There's a reason that I mentioned looking at the curve of theta over the remaining time... the acceleration at the end. Being long an option at 4DTE is just silly beyond all reason. That there's Mur'ca, boy! Don't you know nothin'?
Dont forget the old saying - "one man's theta is another man's gamma". Meaning theta does not come for free. Gamma exponentially rises into the expiration. If you want the most exposure to realized vol, the short dated options might be the best structure.
as several people already pointed out the main problem with your trade was the implied volatility of the options - they lose value rapidly. i no longer short tesla (my first trade was a big winner - bought Jun2020 puts on Jan 31 and sold in March; after that I thought I had it all figured out and had a bunch of losers). if you think TSLA will tank, consider the possibility that it might take other components of the NASDAQ down with it. as an idea, NVDA has a much lower IV, is arguably over-bought and if TSLA tanks, maybe it will have experience a short correction... just my 2 cents
You guys are being too kind..OP is asking questions that should be an indicator that he is in way over his head in TSLA...pre earnings no less.. ATR of close to 100 points,Bid ask spread on his 130 option was close to 6%.. Had nothing to do with High IV..He could have neutralized that at a cost much less than the Bid ask spread.. Couldnt get filled on a spread order so he tried to leg a 2.25 debit spread and got filled at 5.75...Doesnt really know how or why.. Miraculously he only took a 2 point hicky despite paying up 3.50.. Revenge trades and goes from a 3 dollar call spread to a 130 dollar call... Within minutes,the MM pulls the plug on IV and drops Vol 40 handles,yet he only loses 1000 on an ATM option with vega of .67???

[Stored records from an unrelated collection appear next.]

-static int run_pipeline(int device, const struct CroProbeOpts& o, int copy_launches,
-                        int bf16_iters, bool skip_check, struct CroProbeResult* out, double t0) {
-  const double hbm_floor = o.hbm_floor_gbps > 0.0 ? o.hbm_floor_gbps : 500.0;
-  const double bf16_floor = o.bf16_floor_tflops > 0.0 ? o.bf16_floor_tflops : 100.0;
-
-  std::unique_lock<std::mutex> lock;
-  ProbeCtx* ctx = enter_device(g_ctx, device, lock, out->msg, sizeof(out->msg));
-  if (ctx == nullptr) return -1;
+static hipError_t end_in_flight(ProbeCtx* ctx, int fate) {
+  if (ctx->book.in_flight == 0) return hipSuccess;
+  const hipError_t e = hipStreamSynchronize(ctx->stream);
+  (void)cro_ticket_retire(&ctx->book, fate);
+  return e;
+}
+
+static int check_opts(const struct CroProbeOpts* opts, struct CroProbeOpts* o,
+                      struct CroProbeResult* out) {
+  memset(o, 0, sizeof(*o));
+  if (opts) *o = *opts;
+  if (!(o->hbm_floor_gbps >= 0.0)) return bad_arg(out, "hbm_floor_gbps");
+  if (!(o->bf16_floor_tflops >= 0.0)) return bad_arg(out, "bf16_floor_tflops");
+  if (o->selftest_mode < 0 || o->selftest_mode > 1) return bad_arg(out, "selftest_mode");
+  if (o->selftest_bit < 0 || o->selftest_bit > 31) return bad_arg(out, "selftest_bit");
+  if (o->selftest_elem >= CRO_COV_F32_ELEMS) return bad_arg(out, "selftest_elem");
+  return 0;
+}
+
+static int check_windows(const struct CroProbeWindows* w, struct CroProbeWindows* win,
+                         struct CroProbeResult* out) {
+  memset(win, 0, sizeof(*win));
+  if (w) *win = *w;
+  if (win->copy_launches < 0 || win->copy_launches > kMaxCopyLaunches)
+    return bad_arg(out, "copy_launches");
+  if (win->bf16_iters < 0 || win->bf16_iters > kMaxBf16Iters) return bad_arg(out, "bf16_iters");
+  if (win->skip_check_launch < 0 || win->skip_check_launch > 1)
+    return bad_arg(out, "skip_check_launch");
+  if (win->reserved < 0) return bad_arg(out, "reserved");
+  if (win->copy_launches == 0) win->copy_launches = kDefaultCopyLaunches;
+  if (win->bf16_iters == 0) win->bf16_iters = kDefaultBf16Iters;
+  return 0;
+}
+
+static int submit_locked(ProbeCtx* ctx, int device, const struct CroProbeWindows& win, double t0,
+                         unsigned long long* ticket, struct CroProbeResult* out) {
+  *ticket = 0;
+  CHECK(end_in_flight(ctx, CRO_TICKET_SUPERSEDED));
   CHECK(ensure_ctx(ctx, device));
-  snprintf(out->gcn_arch, sizeof(out->gcn_arch), "%s", ctx->gcn_arch);
-  out->vram_total = ctx->vram_total;
-  out->vram_free = ctx->vram_free;
-  out->t_setup_ms = now_ms() - t0;
+  const double setup_ms = now_ms() - t0;
 
   bool enqueued = false;
   const char* what = "";
-  const hipError_t e = enqueue_and_wait(ctx, copy_launches, bf16_iters, skip_check, &enqueued,
-                                        &what);
+  const hipError_t e = enqueue_pipeline(ctx, win.copy_launches, win.bf16_iters,
+                                        win.skip_check_launch == 1, &enqueued, &what);
   if (e != hipSuccess) {
     if (enqueued) (void)hipStreamSynchronize(ctx->stream);
     snprintf(out->msg, sizeof(out->msg), "%s failed: %s", what, hipGetErrorString(e));
     return -1;
   }
+  ctx->fl_copy_launches = win.copy_launches;
+  ctx->fl_bf16_iters = win.bf16_iters;
+  ctx->fl_skip_check = win.skip_check_launch == 1;
+  ctx->fl_setup_ms = setup_ms;
+  *ticket = cro_ticket_issue(&ctx->book);
+  return 0;
+}
+
+static int collect_locked(ProbeCtx* ctx, unsigned long long ticket, const struct CroProbeOpts& o,
+                          struct CroProbeResult* out) {
+  const int fate = cro_ticket_match(&ctx->book, ticket);
+  if (fate != CRO_TICKET_IN_FLIGHT) {
+    snprintf(out->msg, sizeof(out->msg), "ticket %llu is not in flight: %s", ticket,
+             cro_ticket_fate_name(fate));
+    return CRO_PROBE_NOT_IN_FLIGHT;
+  }
+  const double hbm_floor = o.hbm_floor_gbps > 0.0 ? o.hbm_floor_gbps : 500.0;
+  const double bf16_floor = o.bf16_floor_tflops > 0.0 ? o.bf16_floor_tflops : 100.0;
+  const int copy_launches = ctx->fl_copy_launches, bf16_iters = ctx->fl_bf16_iters;
+  snprintf(out->gcn_arch, sizeof(out->gcn_arch), "%s", ctx->gcn_arch);
+  out->vram_total = ctx->vram_total;
+  out->vram_free = ctx->vram_free;
+  out->t_setup_ms = ctx->fl_setup_ms;
+
+  const hipError_t e = hipEventSynchronize(ctx->ev[kEvTile]);
+  if (e != hipSuccess) {
+    (void)hipStreamSynchronize(ctx->stream);
+    (void)cro_ticket_retire(&ctx->book, CRO_TICKET_COLLECTED);
+    snprintf(out->msg, sizeof(out->msg), "hipEventSynchronize(ctx->ev[kEvTile]) failed: %s",
+             hipGetErrorString(e));
+    return -1;
+  }
+  (void)cro_ticket_retire(&ctx->book, CRO_TICKET_COLLECTED);
 
   const float* want = ctx->refD;
   float flipped[CRO_COV_F32_ELEMS];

Not sure I follow that logic so I must be missing something. A combo order (long vertical for example) would have been much preferable to a single in this case. At least you would have been exposed to the relative change in the individual strike IV as opposed to the full drop.
Newbie to the group, saying hi. I did what was in hindsight probably a stupid risky trade on a 10 order TSLA Iron Condor across earnings as a volatility play. I put the shorts 350 points on either side of the price the day of earnings, trading next week's series. It took a long time to fill. The next day I was up $2k (of a potential $2800) and decided to close it. Couldn't get it filled. That night the prices were so whacked that it showed my position up $5k. Next morning, I'm up between $800 and $1500 changing from second to second as I'm watching the stock fall. Finally it made a move up and I just kept adjusting the Limit Order until all at once it got filled for a profit of about $1300. I think it would have expired worthless this week, but was so nuts that I just wanted out with a reasonable gain.
If you trade directional, you want exposure to changes in the underlying. Combination neutralizes that to first order and relying on relative changes, much harder to model.